I wrote the below while waiting to leave for the doctor on Tuesday 27 May. Like my pregnancy diary (in my drafts) I couldn’t simply delete it…
I’m not sure why I’m here, I’m killing time until I’m ready to leave in 56 minutes. I started bleeding this morning. I should be 8 weeks tomorrow and like times before it seems I haven’t quite made it. I can’t stop crying, I’m worried how I’ll go sitting in my OBGYN’s office for my emergency appointment in a couple of hours.
I’ve already started bargaining. I agree to give up my study, fail it all if I must, just let me keep my baby. I won’t be greedy and pursue other ambitions apart from dedicating my life to my children.
I feel like I’m being taunted. Please just let this be “one of those things” and a heartbeat is found today. Please let it be a story I can tell next year while I’m cradling my healthy newborn.
Hubby is on his way home from work and hopes to get here around 2pm. I plan to drop Little Man off at his grandparents and go to my appointment alone, somehow this makes me feel like I can cope with it easier knowing it’ll just be me and the doctor. I worry I will be having a D&C tonight, like last time. That started on a Tuesday too. I’m already planning what we will do with Little Man and wondering if I will throw myself into my studies to help with the grieving process.

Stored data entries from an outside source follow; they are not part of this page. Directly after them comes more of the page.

+template <int Q, int ARRIVE>
 __device__ __forceinline__ void fft_math(float (&X)[Q + 1], const float (&s)[2 * Q], const float *tab_lds, const Lane &ln) {
     constexpr int SL = 2 * Q;
     constexpr vadl::Tab tb = vadl::make_tab(8 * Q, Q);
+    constexpr int TB = 4, NTB = Q / TB, T1B = 4, NT1 = Q / T1B, T1D = 3;
+    static_assert(Q % TB == 0 && SL % 16 == 0, "batches are whole");
+    const f32x4 *tw1 = reinterpret_cast<const f32x4 *>(tab_lds + tb.tw1 + ln.g * Q * 4);
+    const f32x4 *tw2 = reinterpret_cast<const f32x4 *>(tab_lds + tb.tw2 + ln.g * Q * 4);
 
     f32x2 z[Q];
     {
+        constexpr int NWB = 4, WQ = SL / 4 / NWB;
         const f32x4 *w = reinterpret_cast<const f32x4 *>(tab_lds + tb.window + SL * ln.g);
-#pragma unroll
-        for (int k = 0; k < SL / 4; ++k) {
-            const f32x4 wv = w[k];
-            z[2 * k] = f32x2{s[4 * k], s[4 * k + 1]} * f32x2{wv[0], wv[1]};
-            z[2 * k + 1] = f32x2{s[4 * k + 2], s[4 * k + 3]} * f32x2{wv[2], wv[3]};
-        }
-    }
-    const f32x4 *tw1 = reinterpret_cast<const f32x4 *>(tab_lds + tb.tw1 + ln.g * Q * 4);
+        f32x4 wv[NWB][WQ];
+        lds_fence();
+        lds_rows<WQ>(wv[0], w);
+        lds_rows<WQ>(wv[1], w + WQ);
+        if (ARRIVE >= 0) {
+            lds_fence();
+            __builtin_amdgcn_s_waitcnt(0x0f70);
+            if (ARRIVE > 0) __builtin_amdgcn_s_setprio(ARRIVE);
+        }
+#pragma unroll
+        for (int b = 0; b < NWB; ++b) {
+            if (b < NWB - 1) lds_wait<WQ>();
+            else lds_wait<0>();
+#pragma unroll
+            for (int i = 0; i < WQ; ++i) {
+                const int k = b * WQ + i;
+                z[2 * k] = f32x2{s[4 * k], s[4 * k + 1]} * f32x2{wv[b][i][0], wv[b][i][1]};
+                z[2 * k + 1] = f32x2{s[4 * k + 2], s[4 * k + 3]} * f32x2{wv[b][i][2], wv[b][i][3]};
+            }
+            lds_fence();
+            if (b + 2 < NWB) lds_rows<WQ>(wv[b + 2], w + (b + 2) * WQ);
+        }
+    }
+    f32x3 t1[NT1][T1B];
+#pragma unroll
+    for (int b = 0; b < T1D - 1; ++b)
+#pragma unroll
+        for (int i = 0; i < T1B; ++i) t1[b][i] = tw_row(tw1 + b * T1B + i);
+    lds_fence();
 #if VAD_XLANE_SWAP
     constexpr int H = Q / 2;
     const f32x2 rotA = (ln.g & 1) ? f32x2{0.f, 0.f} : f32x2{1.f, 1.f};
@@ -283,12 +334,6 @@
     }
 #pragma unroll
     for (int q = 0; q < H; ++q) trade16(z[q], z[q + H]);
-#pragma unroll
-    for (int q = 0; q < Q; ++q) {
-        const f32x2 x = z[q];
-        const f32x4 t = tw1[q];
-        z[q] = __builtin_elementwise_fma(swap2(x), f32x2{t[0], t[1]}, x * f32x2{t[2], t[2]});
-    }
 #else
     const f32x2 sA{ln.sgnA, ln.sgnA}, sB{ln.sgnB, ln.sgnB};
     const f32x2 rotA = ln.g == 3 ? f32x2{0.f, 0.f} : f32x2{1.f, 1.f};
@@ -300,32 +345,76 @@
         x = __builtin_elementwise_fma(sA, x, p);
         x = __builtin_elementwise_fma(swap2(x), rotB, x * rotA);
         const f32x2 r{__shfl_xor(x.x, 16), __shfl_xor(x.y, 16)};
-        x = __builtin_elementwise_fma(sB, x, r);
-        const f32x4 t = tw1[q];
-        z[q] = __builtin_elementwise_fma(swap2(x), f32x2{t[0], t[1]}, x * f32x2{t[2], t[2]});
-    }
-#endif
+        z[q] = __builtin_elementwise_fma(sB, x, r);
+    }
+#endif
+    lds_fence();
+#pragma unroll
+    for (int b = 0; b < NT1; ++b) {
+        if (b + T1D - 1 < NT1) {
+#pragma unroll
+            for (int i = 0; i < T1B; ++i) t1[b + T1D - 1][i] = tw_row(tw1 + (b + T1D - 1) * T1B + i);
+        }
+        lds_wait_n((NT1 - 1 - b < T1D - 1 ? NT1 - 1 - b : T1D - 1) * T1B);
+#pragma unroll
+        for (int i = 0; i < T1B; ++i) {
+            const int q = b * T1B + i;
+            const f32x2 x = z[q];
+            const f32x3 t = t1[b][i];
+            z[q] = __builtin_elementwise_fma(swap2(x), f32x2{t[0], t[1]}, x * f32x2{t[2], t[2]});
+        }
+        lds_fence();
+    }
+    constexpr int LG = ilog2(Q);
+    const int src_lane4 = (ln.g >= 2 ? (ln.lane ^ 16) : ln.lane) * 4;
+    f32x3 t2[NTB][TB];
+    float xr[NTB][TB], xi[NTB][TB];
+    auto bin = [&](int n, int i) { return i < TB / 2 ? (TB / 2) * n + i : Q - 1 - (TB / 2) * n - (i - TB / 2); };
+    auto rows = [&](int n) __attribute__((always_inline)) {
+#pragma unroll
+        for (int i = 0; i < TB; ++i) t2[n][i] = tw_row(tw2 + bin(n, i));
+    };
+    auto fetch = [&](int n) __attribute__((always_inline)) {
+#pragma unroll
+        for (int i = 0; i < TB; ++i) {
+            const f32x2 own = z[bitrev(Q - 1 - bin(n, i), LG)];
+            xr[n][i] = __int_as_float(__builtin_amdgcn_ds_bpermute(src_lane4, __float_as_int(own.x)));
+            xi[n][i] = __int_as_float(__builtin_amdgcn_ds_bpermute(src_lane4, __float_as_int(own.y)));
+        }
+    };
+    rows(0);
+    lds_fence();
     fft_inlane<Q>(z);
-    constexpr int LG = ilog2(Q);
-    const f32x4 *tw2 = reinterpret_cast<const f32x4 *>(tab_lds + tb.tw2 + ln.g * Q * 4);
-    const int src_lane4 = (ln.g >= 2 ? (ln.lane ^ 16) : ln.lane) * 4;
-#pragma unroll
-    for (int k = 0; k < Q; ++k) {
-        const f32x2 u = z[bitrev(k, LG)];
-        const int ks = bitrev((Q - k) % Q, LG), kr = bitrev(Q - 1 - k, LG);
-        const f32x2 own = z[kr], alt = z[ks];
-        const float xr = __int_as_float(__builtin_amdgcn_ds_bpermute(src_lane4, __float_as_int(own.x)));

I’m trying to stay positive but the bleeding is getting worse and I feel a sudden decrease in the pregnancy symptoms. I told a few people for support in case the worst happens and now I’m dreading contacting them. I know I need them though.
I hope to come back and write about how I’m on bed rest and that it is just one of those things but time will tell I suppose… Wish me.. not luck.. but something.
I’m still numb. My mind isn’t working, I can’t think straight yet I can’t stop thinking. We went to visit friends on Saturday night and laughed so much, it was great to get out of the house and have some normal because this past week has felt like anything but. In the car on the way home Hubby and I both had a sense of calm – we both had needed that.
In the moment of it all you can forget who is affected. You can forget the pain the grandparents endure, the loss the potential Aunties, Uncles and cousins feel and the new playmate friends miss out on.
Family and friends near and far have been wonderful. I have been seriously comforted by the messages of support we’ve received, especially since my last post. They have given me such strength to know I am not alone in this and currently I’m refusing to start self-deprecating. That’s a big thing for me when it comes to this topic, so thank you to the moon and back.